**REQUIRED WORK**
Please reproduce the entries that follow, keeping each word intact.

[AVAILABLE DATA]

@@ -69,9 +70,36 @@
     v = min(v, __builtin_amdgcn_update_dpp(INT_MAX, v, 0x143, 0xc, 0xf, false));
     return __builtin_amdgcn_readlane(v, 63);
 }
+__device__ __forceinline__ int wave_max_i(int v)
+{
+    v = max(v, __builtin_amdgcn_update_dpp(INT_MIN, v, 0xb1, 0xf, 0xf, false));
+    v = max(v, __builtin_amdgcn_update_dpp(INT_MIN, v, 0x4e, 0xf, 0xf, false));
+    v = max(v, __builtin_amdgcn_update_dpp(INT_MIN, v, 0x124, 0xf, 0xf, false));
+    v = max(v, __builtin_amdgcn_update_dpp(INT_MIN, v, 0x128, 0xf, 0xf, false));
+    v = max(v, __builtin_amdgcn_update_dpp(INT_MIN, v, 0x142, 0xa, 0xf, false));
+    v = max(v, __builtin_amdgcn_update_dpp(INT_MIN, v, 0x143, 0xc, 0xf, false));
+    return __builtin_amdgcn_readlane(v, 63);
+}
+__device__ __forceinline__ unsigned wave_max_u(unsigned v)
+{
+    v = max(v, (unsigned)__builtin_amdgcn_update_dpp(0, (int)v, 0xb1, 0xf, 0xf, false));
+    v = max(v, (unsigned)__builtin_amdgcn_update_dpp(0, (int)v, 0x4e, 0xf, 0xf, false));
+    v = max(v, (unsigned)__builtin_amdgcn_update_dpp(0, (int)v, 0x124, 0xf, 0xf, false));
+    v = max(v, (unsigned)__builtin_amdgcn_update_dpp(0, (int)v, 0x128, 0xf, 0xf, false));
+    v = max(v, (unsigned)__builtin_amdgcn_update_dpp(0, (int)v, 0x142, 0xa, 0xf, false));
+    v = max(v, (unsigned)__builtin_amdgcn_update_dpp(0, (int)v, 0x143, 0xc, 0xf, false));
+    return (unsigned)__builtin_amdgcn_readlane((int)v, 63);
+}
+__device__ __forceinline__ double wave_max_key(double x)
+{
+    const ClKey k = cl_key(x);
+    const int hmax = wave_max_i(k.hi);
+    const unsigned lmax = wave_max_u(cl_key_lo_at(k, hmax));
+    return cl_unkey(ClKey{hmax, lmax});
+}
 __device__ __forceinline__ void wave_argmax2(double &a, double &v, int &idx)
 {
-    const double amx = wave_max(a);
+    const double amx = wave_max_key(a);
     const int key = (a == amx && idx != INT_MAX) ? ((idx << 1) | (signbit(v) ? 1 : 0)) : INT_MAX;
     const int kmin = wave_min_i(key);
     a = amx;
@@ -139,6 +167,7 @@
     extern __shared__ __align__(16) double dyn[];
     __shared__ int zc[128], zr[128], zcs[128], zrs[128], keepc[128], keepr[128];
     __shared__ int nzc, nzr, nsc, nsr, s_ok;
+    __shared__ int slt[2][TTX_CLMAX + 1], wtab[TTX_CLMAX];
     __shared__ ttx_cdfseg segc[TTX_TABSEG], segr[TTX_TABSEG];
     __shared__ double sha[8], shv[8], shm[8]; __shared__ int shi[8];
     __shared__ double pLw[64], pLk[64], pRv[64], pRk[64];
@@ -243,10 +272,6 @@
         const int p = (dir == 1) ? first + pp - 1 : last + 1 - pp;
         const int r0 = r[p - 1], r1 = r[p], r2 = r[p + 1], n1 = P.n[p], n2 = P.n[p + 1];
         const int nlot = r0 + n1 + n2 + r2;
-        auto slice = [&](int c, int n) { return (int)((unsigned)c * (unsigned)n / (unsigned)NB); };
-        const int jlo = slice(cb, n1), jhi = slice(cb + 1, n1);
-        const int klo = slice(cb, n2), khi = slice(cb + 1, n2);
-        const int nj = jhi - jlo, nk = khi - klo;
         double *Cp = core_ptr(P, P.col, g, p, first), *Wq = core_ptr(P, P.row, g, p + 1, first);
         double *Ap = core_ptr(P, P.arg, g, p, first), *Aq = core_ptr(P, P.arg, g, p + 1, first);
         const short *Lt = L_ptr(P, g, p - 1, first), *Rt = R_ptr(P, g, p + 1, first);
@@ -296,6 +321,14 @@
         }
         CST(0);
         if (zkeep) seg_issue(r0 * n1 - ZN[2 * (p - first)], n2 * r2 - ZN[2 * (p - first) + 1]);
+        static_assert(2 * (TTX_CLMAX + 1) <= 64 && TTX_CLMAX + TTX_CLMAX + 2 < 64, "the two slice rows and the shuffles of the fill fit one wave");
+        if (wv == CB / 64 - 1) {
+            const int side = lane > TTX_CLMAX ? 1 : 0, c = lane - side * (TTX_CLMAX + 1);
+            const int s = cl_slice(min(c, NB), side ? n2 : n1, NB);
+            const int s1 = __shfl(s, lane + 1), t0 = __shfl(s, lane + TTX_CLMAX + 1), t1 = __shfl(s, lane + TTX_CLMAX + 2);
+            if (lane < 2 * (TTX_CLMAX + 1)) slt[side][c] = s;
+            if (lane < TTX_CLMAX) wtab[lane] = cl_wact(s1 - s, t1 - t0, r0, r2, CB / 64);
+        }
         if (tid == 0) s_ok = 1;
         unsigned long long stepmul;
         if (nlot < 512) {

[/AVAILABLE DATA]

**ANSWER SECTION**
@@ -69,9 +70,36 @@
     v = min(v, __builtin_amdgcn_update_dpp(INT_MAX, v, 0x143, 0xc, 0xf, false));
     return __builtin_amdgcn_readlane(v, 63);
 }
+__device__ __forceinline__ int wave_max_i(int v)
+{
+    v = max(v, __builtin_amdgcn_update_dpp(INT_MIN, v, 0xb1, 0xf, 0xf, false));
+    v = max(v, __builtin_amdgcn_update_dpp(INT_MIN, v, 0x4e, 0xf, 0xf, false));
+    v = max(v, __builtin_amdgcn_update_dpp(INT_MIN, v, 0x124, 0xf, 0xf, false));
+    v = max(v, __builtin_amdgcn_update_dpp(INT_MIN, v, 0x128, 0xf, 0xf, false));
+    v = max(v, __builtin_amdgcn_update_dpp(INT_MIN, v, 0x142, 0xa, 0xf, false));
+    v = max(v, __builtin_amdgcn_update_dpp(INT_MIN, v, 0x143, 0xc, 0xf, false));
+    return __builtin_amdgcn_readlane(v, 63);
+}
+__device__ __forceinline__ unsigned wave_max_u(unsigned v)
+{
+    v = max(v, (unsigned)__builtin_amdgcn_update_dpp(0, (int)v, 0xb1, 0xf, 0xf, false));
+    v = max(v, (unsigned)__builtin_amdgcn_update_dpp(0, (int)v, 0x4e, 0xf, 0xf, false));
+    v = max(v, (unsigned)__builtin_amdgcn_update_dpp(0, (int)v, 0x124, 0xf, 0xf, false));
+    v = max(v, (unsigned)__builtin_amdgcn_update_dpp(0, (int)v, 0x128, 0xf, 0xf, false));
+    v = max(v, (unsigned)__builtin_amdgcn_update_dpp(0, (int)v, 0x142, 0xa, 0xf, false));
+    v = max(v, (unsigned)__builtin_amdgcn_update_dpp(0, (int)v, 0x143, 0xc, 0xf, false));
+    return (unsigned)__builtin_amdgcn_readlane((int)v, 63);
+}
+__device__ __forceinline__ double wave_max_key(double x)
+{
+    const ClKey k = cl_key(x);
+    const int hmax = wave_max_i(k.hi);
+    const unsigned lmax = wave_max_u(cl_key_lo_at(k, hmax));
+    return cl_unkey(ClKey{hmax, lmax});
+}
 __device__ __forceinline__ void wave_argmax2(double &a, double &v, int &idx)
 {
-    const double amx = wave_max(a);
+    const double amx = wave_max_key(a);
     const int key = (a == amx && idx != INT_MAX) ? ((idx << 1) | (signbit(v) ? 1 : 0)) : INT_MAX;
     const int kmin = wave_min_i(key);
     a = amx;
@@ -139,6 +167,7 @@
     extern __shared__ __align__(16) double dyn[];
     __shared__ int zc[128], zr[128], zcs[128], zrs[128], keepc[128], keepr[128];
     __shared__ int nzc, nzr, nsc, nsr, s_ok;
+    __shared__ int slt[2][TTX_CLMAX + 1], wtab[TTX_CLMAX];
     __shared__ ttx_cdfseg segc[TTX_TABSEG], segr[TTX_TABSEG];
     __shared__ double sha[8], shv[8], shm[8]; __shared__ int shi[8];
     __shared__ double pLw[64], pLk[64], pRv[64], pRk[64];
@@ -243,10 +272,6 @@
         const int p = (dir == 1) ? first + pp - 1 : last + 1 - pp;
         const int r0 = r[p - 1], r1 = r[p], r2 = r[p + 1], n1 = P.n[p], n2 = P.n[p + 1];
         const int nlot = r0 + n1 + n2 + r2;
-        auto slice = [&](int c, int n) { return (int)((unsigned)c * (unsigned)n / (unsigned)NB); };
-        const int jlo = slice(cb, n1), jhi = slice(cb + 1, n1);
-        const int klo = slice(cb, n2), khi = slice(cb + 1, n2);
-        const int nj = jhi - jlo, nk = khi - klo;
         double *Cp = core_ptr(P, P.col, g, p, first), *Wq = core_ptr(P, P.row, g, p + 1, first);
         double *Ap = core_ptr(P, P.arg, g, p, first), *Aq = core_ptr(P, P.arg, g, p + 1, first);
         const short *Lt = L_ptr(P, g, p - 1, first), *Rt = R_ptr(P, g, p + 1, first);
@@ -296,6 +321,14 @@
         }
         CST(0);
         if (zkeep) seg_issue(r0 * n1 - ZN[2 * (p - first)], n2 * r2 - ZN[2 * (p - first) + 1]);
+        static_assert(2 * (TTX_CLMAX + 1) <= 64 && TTX_CLMAX + TTX_CLMAX + 2 < 64, "the two slice rows and the shuffles of the fill fit one wave");
+        if (wv == CB / 64 - 1) {
+            const int side = lane > TTX_CLMAX ? 1 : 0, c = lane - side * (TTX_CLMAX + 1);
+            const int s = cl_slice(min(c, NB), side ? n2 : n1, NB);
+            const int s1 = __shfl(s, lane + 1), t0 = __shfl(s, lane + TTX_CLMAX + 1), t1 = __shfl(s, lane + TTX_CLMAX + 2);
+            if (lane < 2 * (TTX_CLMAX + 1)) slt[side][c] = s;
+            if (lane < TTX_CLMAX) wtab[lane] = cl_wact(s1 - s, t1 - t0, r0, r2, CB / 64);
+        }
         if (tid == 0) s_ok = 1;
         unsigned long long stepmul;
         if (nlot < 512) {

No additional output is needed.